▶ [Stored data]:
####################

@@ -1534,7 +1541,15 @@
     uint32_t* segc = wide8 ? c.take<uint32_t>((size_t)Bp * n_seg8) : nullptr;
     uint32_t* chkr = chk && ix->metric == 1 ? c.take<uint32_t>(64) : nullptr;
     int* rs8 = rs8_on ? c.take<int>((size_t)round_up(N, 32)) : nullptr;
-    uint32_t* chke = chk && n_pilot > 0 ? c.take<uint32_t>((size_t)2 * Bp) : nullptr;
+    int oif = -1;
+    auto others = [&]() {
+        if (oif != 0) oif = others_in_flight(ix, w) ? 1 : 0;
+        return oif == 1;
+    };
+    const bool prep_fused = i8_pass && !exact_all && N > 0 &&
+                            (ix->prep_fused == 1 ||
+                             (ix->prep_fused < 0 && (int64_t)B * ix->Dp <= kPrepFusedMaxFloats && !others()));
+    uint32_t* chke = chk && (prep_fused || n_pilot > 0) ? c.take<uint32_t>((size_t)2 * Bp) : nullptr;
     float* rep_q = mem == VDB_MEM_DEVICE ? c.take<float>((size_t)R_rep * D) : nullptr;
     float* rep_s = mem == VDB_MEM_DEVICE ? c.take<float>((size_t)R_rep * k) : nullptr;
     int64_t* rep_i = mem == VDB_MEM_DEVICE ? c.take<int64_t>((size_t)R_rep * k) : nullptr;
@@ -1566,19 +1581,27 @@
     if (N == 0) {
         HIP_TRY(launch_empty_results((int64_t)B * k, out_s, out_i, out_k, st));
     } else {
-        HIP_TRY(launch_prep_queries(Qd, B, Bp, D, ix->G, ix->metric, prec == PREC_FP32 ? Qt : nullptr,
-                                    split_pass ? Qt : nullptr, qn64, flags, gthr, gslots, gl_cnt, done, st,
-                                    i8_pass ? q8max : nullptr, q_mu, q_dir, qconst));
+        if (!prep_fused)
+            HIP_TRY(launch_prep_queries(Qd, B, Bp, D, ix->G, ix->metric, prec == PREC_FP32 ? Qt : nullptr,
+                                        split_pass ? Qt : nullptr, qn64, flags, gthr, gslots, gl_cnt, done, st,
+                                        i8_pass ? q8max : nullptr, q_mu, q_dir, qconst));
         if (i8_pass && !exact_all) {
             Int8Consts c8;
             c8.sx = ix->sx;
             c8.zmax_h = ix->i8st[4];
             c8.xl_max = ix->i8st[5];
             c8.rmax_half = 0.5 * ix->xmax * ix->xmax;
-            HIP_TRY(launch_prep8(Qd, qn64, q8max, B, Bp, D, Gs, ix->metric, prec, c8, Qt, q8lsl, q8err, q8scal, st,
-                                 q8res, q8err2));
+            if (prep_fused) {
+                HIP_TRY(launch_prep_i8(Qd, B, Bp, D, Gs, ix->metric, prec, c8, q_mu, q_dir, qn64, qconst, q8max, flags,
+                                       gthr, gl_cnt, done, pslots, Qt, q8lsl, q8err, q8scal, q8res, q8err2,
+                                       chke ? ix->d_csum : nullptr, chke, chkr, st));
+                ix->n_prep_fused++;
+            } else {
+                HIP_TRY(launch_prep8(Qd, qn64, q8max, B, Bp, D, Gs, ix->metric, prec, c8, Qt, q8lsl, q8err, q8scal, st,
+                                     q8res, q8err2));
+            }
             if (rs8) {
-                if (chkr) HIP_TRY(hipMemsetAsync(chkr, 0, sizeof(uint32_t), st));
+                if (chkr && !prep_fused) HIP_TRY(hipMemsetAsync(chkr, 0, sizeof(uint32_t), st));
                 HIP_TRY(launch_rstart8(ix->rinit32, N, q8scal, rs8, chkr, st));
             }
         }
@@ -1604,7 +1627,8 @@
                 if (i8_pass) {
                     HIP_TRY(launch_pilot8(prec, ix->metric, Xscan, ix->rinit32, md, Qt, q8scal, Gs, N, B,
                                           (B + QB_pilot - 1) / QB_pilot, QB_pilot, n_pilot, pslots, st,
-                                          chke ? ix->d_csum : nullptr, chke, wide_long));
+                                          chke && !prep_fused ? ix->d_csum : nullptr, prep_fused ? nullptr : chke,
+                                          wide_long));
                     HIP_TRY(launch_pilot_bound(pslots, B, pilot_rank, gthr, st));
                 } else if (split_pass) {
                     HIP_TRY(launch_pilot2(prec, ix->metric, pilot_rank, Xscan, ix->rinit32, md, Qt, Gs, N, B,
@@ -1692,7 +1716,7 @@
             fa.small = D <= 1024 && (ix->finish_small == 1 ||
                                      (ix->finish_small < 0 && B >= 32 &&
                                       ((wide_long && Gs <= 32) || (wide8 && !wide_long)) &&
-                                      others_in_flight(ix, w))) ? 1 : 0;
+                                      others())) ? 1 : 0;
             fa.split = fin_split; fa.sx_ek = fx_ek; fa.sx_ck = fx_ck; fa.sx_cr = fx_cr; fa.sx_n = fx_n; fa.done = done;
             HIP_TRY(launch_finish(ix->metric, KP, fa, B, st));
             if (timed) HIP_TRY(hipEventRecord(tev[2], st));
diff --git a/mlx-vector-db_amd/csrc/vdb_internal.h b/mlx-vector-db_amd/csrc/vdb_internal.h
--- a/mlx-vector-db_amd/csrc/vdb_internal.h
+++ b/mlx-vector-db_amd/csrc/vdb_internal.h
@@ -30,6 +30,11 @@
 hipError_t launch_prep8(const float* Q, const double* qn64, const float* qmax, int B, int Bp, int D, int G8,
                         int metric, int prec, const Int8Consts& c, float* Qq, float* lsl, float* qerr, float* qscal,
                         hipStream_t st, float* qres = nullptr, float* qerr2 = nullptr);
+hipError_t launch_prep_i8(const float* Q, int B, int Bp, int D, int G8, int metric, int prec, const Int8Consts& c,
+                          const float* mu, const float* dir, double* qn64, double* qconst, float* qmax,
+                          int* flag_count, uint32_t* gthr, uint32_t* gl_cnt, int* done, uint32_t* pslots, float* Qq,
+                          float* lsl, float* qerr, float* qscal, float* qres, float* qerr2, const uint32_t* csum,
+                          uint32_t* chke, uint32_t* chkr, hipStream_t st);
 hipError_t launch_colsum8(const float* Xq, int64_t row0, int64_t n, int G8, uint32_t* csum, hipStream_t st);
 hipError_t launch_rstart8(const float* rinit, int64_t N, const float* qscal, int* rs, uint32_t* sum, hipStream_t st);
 hipError_t launch_sink_row8(float* Xq, int64_t row, int G8, hipStream_t st);
diff --git a/mlx-vector-db_amd/csrc/vdb_scan8.hip b/mlx-vector-db_amd/csrc/vdb_scan8.hip
--- a/mlx-vector-db_amd/csrc/vdb_scan8.hip
+++ b/mlx-vector-db_amd/csrc/vdb_scan8.hip
@@ -306,6 +306,335 @@
                         hipStream_t st, float* qres, float* qerr2) {
     hipLaunchKernelGGL(prep8_kernel, dim3((Bp + 3) / 4), dim3(256), 0, st, Q, qn64, qmax, B, Bp, D, G8, metric, prec, c,
                        Qq, lsl, qerr, qscal, qres, qerr2);
+    return hipGetLastError();
+}
+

####################

▶ [What needs to be done]:
All lines in the data above from the one with "out_i, out_k, st));" through the one with "c8.sx = ix->sx;" must be repeated exactly, and no others.

▶ [Written solution]:
         HIP_TRY(launch_empty_results((int64_t)B * k, out_s, out_i, out_k, st));
     } else {
-        HIP_TRY(launch_prep_queries(Qd, B, Bp, D, ix->G, ix->metric, prec == PREC_FP32 ? Qt : nullptr,
-                                    split_pass ? Qt : nullptr, qn64, flags, gthr, gslots, gl_cnt, done, st,
-                                    i8_pass ? q8max : nullptr, q_mu, q_dir, qconst));
+        if (!prep_fused)
+            HIP_TRY(launch_prep_queries(Qd, B, Bp, D, ix->G, ix->metric, prec == PREC_FP32 ? Qt : nullptr,
+                                        split_pass ? Qt : nullptr, qn64, flags, gthr, gslots, gl_cnt, done, st,
+                                        i8_pass ? q8max : nullptr, q_mu, q_dir, qconst));
         if (i8_pass && !exact_all) {
             Int8Consts c8;
             c8.sx = ix->sx;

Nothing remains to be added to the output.